Lesende fragen Peter SchneiderWarum wissen Männer nicht mehr, was es bedeutet, ein Mann zu sein?
Geschlechterkategorien weichen sich zunehmend auf. Unser Kolumnist sinniert über den unaufhaltsamen Lauf der Zeiten – und widerlegt die These von der Natur als unhintergehbare Ordnung.

Ich habe gelesen, dass bei unter 35-jährigen Männern nur noch 12 Prozent wissen, was es bedeutet, ein Mann zu sein. Bei der heutigen, restlosen Gleichschaltung der Geschlechter ist dieses Resultat nicht verwunderlich. Mit Jahrgang 1948 bin ich noch in einer Zeit aufgewachsen, als grossmehrheitlich klar war, dass die Natur Frauen mit zum Teil anderen Aufgaben betraut hat. Da ich gegen allzu einengende Geschlechterklischees bin, empfinde ich es als positiv, wenn viele gesellschaftliche Bereiche geschlechtsneutral sind. Doch deutlich frauliche oder männliche Tätigkeiten sollten dem jeweiligen Geschlecht vorbehalten sein (Beispiele: Betreuung von Säuglingen, Einübung von militärischen Kampfhandlungen). Ich wäre froh, wenn Sie mir sagen könnten, wie bei jungen Männern wieder ein gesundes männliches Selbstwertgefühl hergestellt werden kann. A.H.
Lieber Herr H.
Ausgerechnet das kann ich nicht. Aber ich kann Ihnen mindestens erklären, warum nicht. Nämlich, weil sich die Zeiten ändern. Die Geschichte ändert sich weder kontinuierlich noch an allen Orten gleich. Und was wir heute für einen Verlust halten, kann morgen wie ein Fortschritt aussehen. Das Umgekehrte ist ebenfalls möglich. Man muss den Lauf der Geschichte also nicht einfach hinnehmen, man kann ihn vorantreiben wollen (aber wohin ist voran?), man kann ihn ruhigstellen wollen (ist meistens auch nicht von Erfolg gekrönt); die beste Strategie ist erst einmal, ihn zu verstehen. Wenn nur noch 12 Prozent der jüngeren Männer wissen, was ein Mann eigentlich ist, ist das vielleicht nicht nur ein Mangel, sondern ein Indiz dafür, dass die Kategorie «Mann» wie die der «Frau» nicht mehr so stark ist wie auch schon.

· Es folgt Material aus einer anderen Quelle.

constexpr int kGrpChunk = 16;
struct Gm {
    cplx c[4], t[4];
    double ec, es;
    double rc[4], rs[4];
    int type, pc, pt, flags, slot0, jblock, o0, o1;
};
__device__ __forceinline__ void m2_mul(const cplx (&a)[4], const cplx (&b)[4], cplx (&o)[4]) {
#pragma unroll
    for (int i = 0; i < 2; ++i)
#pragma unroll
        for (int j = 0; j < 2; ++j) {
            const cplx x = a[2 * i], y = b[j], u = a[2 * i + 1], v = b[2 + j];
            o[2 * i + j] = make_double2(x.x * y.x - x.y * y.y + u.x * v.x - u.y * v.y, x.x * y.y + x.y * y.x + u.x * v.y + u.y * v.x);
        }
}
__device__ __forceinline__ void m2_ry(double c, double s, cplx (&o)[4]) {
    o[0] = make_double2(c, 0.0); o[1] = make_double2(-s, 0.0); o[2] = make_double2(s, 0.0); o[3] = make_double2(c, 0.0);
}
__device__ __forceinline__ void m2_rz(double c, double s, cplx (&o)[4]) {
    o[0] = make_double2(c, -s); o[1] = make_double2(0.0, 0.0); o[2] = make_double2(0.0, 0.0); o[3] = make_double2(c, s);
}
__device__ __forceinline__ void m2_rx(double c, double s, cplx (&o)[4]) {
    o[0] = make_double2(c, 0.0); o[1] = make_double2(0.0, -s); o[2] = make_double2(0.0, -s); o[3] = make_double2(c, 0.0);
}
template <bool DAG, bool TR>
__device__ __forceinline__ void m2_apply(const cplx (&m)[4], cplx& a0, cplx& a1) {
    const cplx m00 = m[0], m01 = (DAG || TR) ? m[2] : m[1], m10 = (DAG || TR) ? m[1] : m[2], m11 = m[3];
    const double sg = DAG ? -1.0 : 1.0;
    const cplx x = a0, y = a1;
    a0 = make_double2(m00.x * x.x - sg * m00.y * x.y + m01.x * y.x - sg * m01.y * y.y, m00.x * x.y + sg * m00.y * x.x + m01.x * y.y + sg * m01.y * y.x);
    a1 = make_double2(m10.x * x.x - sg * m10.y * x.y + m11.x * y.x - sg * m11.y * y.y, m10.x * x.y + sg * m10.y * x.x + m11.x * y.y + sg * m11.y * y.x);
}
__device__ __forceinline__ void stage_groups(Gm* gm, const DevGrp* grps, int begin, int count, const double* th, int ent, int lane) {
    {
        const int gi = lane >> 2, k = lane & 3;
        if (gi < count) {
            const DevGrp d = grps[begin + gi];
            double c = 1.0, s = 0.0;
            if (k < (d.type == 0 ? 3 : 4)) sincos(0.5 * th[d.theta0 + k], &s, &c);
            gm[gi].rc[k] = c; gm[gi].rs[k] = s;
            if (k == 0) {
                double ec = 1.0, es = 0.0;
                if (ent == 2 && d.type != 0) sincos(th[d.theta0 + 4], &es, &ec);
                gm[gi].ec = ec; gm[gi].es = es;
            }
        }
    }
    __builtin_amdgcn_fence(__ATOMIC_SEQ_CST, "wavefront");
    __builtin_amdgcn_wave_barrier();
    if (lane >= count) return;
    const DevGrp d = grps[begin + lane];
    Gm g;
    g.type = d.type; g.pc = d.pc; g.pt = d.pt; g.flags = d.flags; g.slot0 = d.slot0; g.jblock = d.jblock;
    const int mask = 0xF & ~(1 << d.pc) & ~(1 << d.pt);
    g.o0 = __ffs(mask) - 1; g.o1 = __ffs(mask & (mask - 1)) - 1;
    g.ec = gm[lane].ec; g.es = gm[lane].es;
#pragma unroll
    for (int k = 0; k < 4; ++k) { g.rc[k] = gm[lane].rc[k]; g.rs[k] = gm[lane].rs[k]; }
    cplx a[4], b[4], m[4];
    if (d.type == 0) {
        m2_rz(g.rc[0], g.rs[0], a); m2_ry(g.rc[1], g.rs[1], b); m2_mul(a, b, m);
        m2_rz(g.rc[2], g.rs[2], b); m2_mul(m, b, g.c);
        g.t[0] = make_double2(1.0, 0.0); g.t[1] = make_double2(0.0, 0.0); g.t[2] = g.t[1]; g.t[3] = g.t[0];
    } else {
        m2_rz(g.rc[1], g.rs[1], a); m2_ry(g.rc[0], g.rs[0], b); m2_mul(a, b, g.c);
        if (d.flags & 1) { m2_rz(kR, -kR, b); m2_mul(g.c, b, m); g.c[0] = m[0]; g.c[1] = m[1]; g.c[2] = m[2]; g.c[3] = m[3]; }
        if (ent == 0) m2_rx(g.rc[3], g.rs[3], a); else m2_rz(g.rc[3], g.rs[3], a);
        m2_ry(g.rc[2], g.rs[2], b); m2_mul(a, b, g.t);
        if (d.flags & 2) { m2_rz(kR, kR, a); m2_mul(a, g.t, m); g.t[0] = m[0]; g.t[1] = m[1]; g.t[2] = m[2]; g.t[3] = m[3]; }
    }
    gm[lane] = g;
}
__device__ __forceinline__ int grp_index(const Gm& g, int l, int rest) {
    return ((l >> 1) << g.pc) | ((l & 1) << g.pt) | ((rest & 1) << g.o0) | ((rest >> 1) << g.o1);
}
template <int MODE>
__device__ __forceinline__ void grp_apply(const Gm& g, int ent, cplx (&x)[4]) {
    auto entangle = [&](double es) {
        if (g.type == 0) return;
        if (ent == 0) { const cplx t = x[2]; x[2] = x[3]; x[3] = t; }
        else if (ent == 1) x[3] = make_double2(-x[3].x, -x[3].y);
        else x[3] = cmul(x[3], g.ec, es);
    };
    if (MODE == 0) {
        entangle(g.es);
        m2_apply<false, false>(g.t, x[0], x[1]); m2_apply<false, false>(g.t, x[2], x[3]);
        m2_apply<false, false>(g.c, x[0], x[2]); m2_apply<false, false>(g.c, x[1], x[3]);
    } else {
        m2_apply<MODE == 1, MODE == 2>(g.c, x[0], x[2]); m2_apply<MODE == 1, MODE == 2>(g.c, x[1], x[3]);
        m2_apply<MODE == 1, MODE == 2>(g.t, x[0], x[1]); m2_apply<MODE == 1, MODE == 2>(g.t, x[2], x[3]);
        entangle(MODE == 1 ? -g.es : g.es);
    }
}

__global__ __launch_bounds__(64) void ubuild_kernel(const UJob* jobs, const double* thetas, int T, double* thetas_copy) {
    __shared__ cplx u[256];
    __shared__ Gm gm[kGrpChunk];
    const int lane = threadIdx.x, b = blockIdx.y;
    const UJob job = jobs[blockIdx.x];
    const DevSub3 sub = *job.sub;
    const double* th = thetas + (size_t)b * T;
    if (thetas_copy && blockIdx.x == 0)
        for (int i = lane; i < T; i += 64) thetas_copy[(size_t)b * T + i] = th[i];
#pragma unroll
    for (int m = 0; m < 4; ++m) {
        const int e = lane + 64 * m;
        u[e] = make_double2((e >> 4) == (e & 15) ? 1.0 : 0.0, 0.0);
    }
    const int col = lane & 15, rest = lane >> 4;
    for (int base = 0; base < sub.ngrp; base += kGrpChunk) {
        const int count = min(kGrpChunk, sub.ngrp - base);
        __syncthreads();
        stage_groups(gm, job.grps, sub.grp_begin + base, count, th, job.entangler, lane);
        __syncthreads();
        for (int i = 0; i < count; ++i) {
            const Gm& g = gm[i];
            cplx x[4];
            int idx[4];
#pragma unroll
            for (int l = 0; l < 4; ++l) { idx[l] = grp_index(g, l, rest) * 16 + col; x[l] = u[idx[l]]; }
            if (job.inverse) grp_apply<1>(g, job.entangler, x); else grp_apply<0>(g, job.entangler, x);
#pragma unroll
            for (int l = 0; l < 4; ++l) u[idx[l]] = x[l];
            __syncthreads();
        }
    }
    __syncthreads();
    double* out = job.umat + ((size_t)b * job.nsubs + job.index) * 12 * 64;
#pragma unroll
    for (int s = 0; s < 4; ++s) {
        const cplx v = u[(lane & 15) * 16 + 4 * s + (lane >> 4)];
        out[(0 * 4 + s) * 64 + lane] = v.x;
        out[(1 * 4 + s) * 64 + lane] = v.y - v.x;
        out[(2 * 4 + s) * 64 + lane] = v.x + v.y;
    }
    if (job.umat_mirror) {
        double* om = job.umat_mirror + ((size_t)b * job.mirror_nsubs + job.mirror_index) * 12 * 64;
#pragma unroll
        for (int s = 0; s < 4; ++s) {
            const cplx t = u[(4 * s + (lane >> 4)) * 16 + (lane & 15)];
            const double re = t.x, im = -t.y;
            om[(0 * 4 + s) * 64 + lane] = re;
            om[(1 * 4 + s) * 64 + lane] = im - re;
            om[(2 * 4 + s) * 64 + lane] = re + im;
        }
    }
}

Es spricht nichts gegen die Betreuung von Säuglingen durch Männer. Viele Männer sind für die Teilnahme an Kampfhandlungen wesentlich ungeeigneter als manche Frauen. (Abgesehen davon, dass man sich heute kaum mehr mit Bajonetten händisch ersticht, sondern einander mit Waffen bekämpft, bei denen körperliche Kräfte keine besondere Rolle mehr spielen.) Wenn ich mich nicht täusche, sehen Sie die Natur als das Regulativ an, das auch die Geschlechterverhältnisse regulieren sollte.
Natur als unhintergehbare Ordnung gibt es nicht. Natur ist nichts Reines, Abgeschlossenes.
Aber, und diese These ist nicht so steil, wie sie klingt: Natur als unhintergehbare Ordnung gibt es nicht, auch wenn wir immer wieder Ordnungssysteme als «natürliche» auffassen (wie etwa die Ordnung des ökologischen Gleichgewichts). Natur ist nichts Reines, Abgeschlossenes. Der Klimawandel ist ein schlagendes Beispiel dafür, wie menschliche Kultur die entlegensten Winkel unserer Welt durchdringt. Die Palette von LGBTQ+ bringt die alte Ordnung durcheinander; wir sind längst alle mehr «trans», als wir meinen.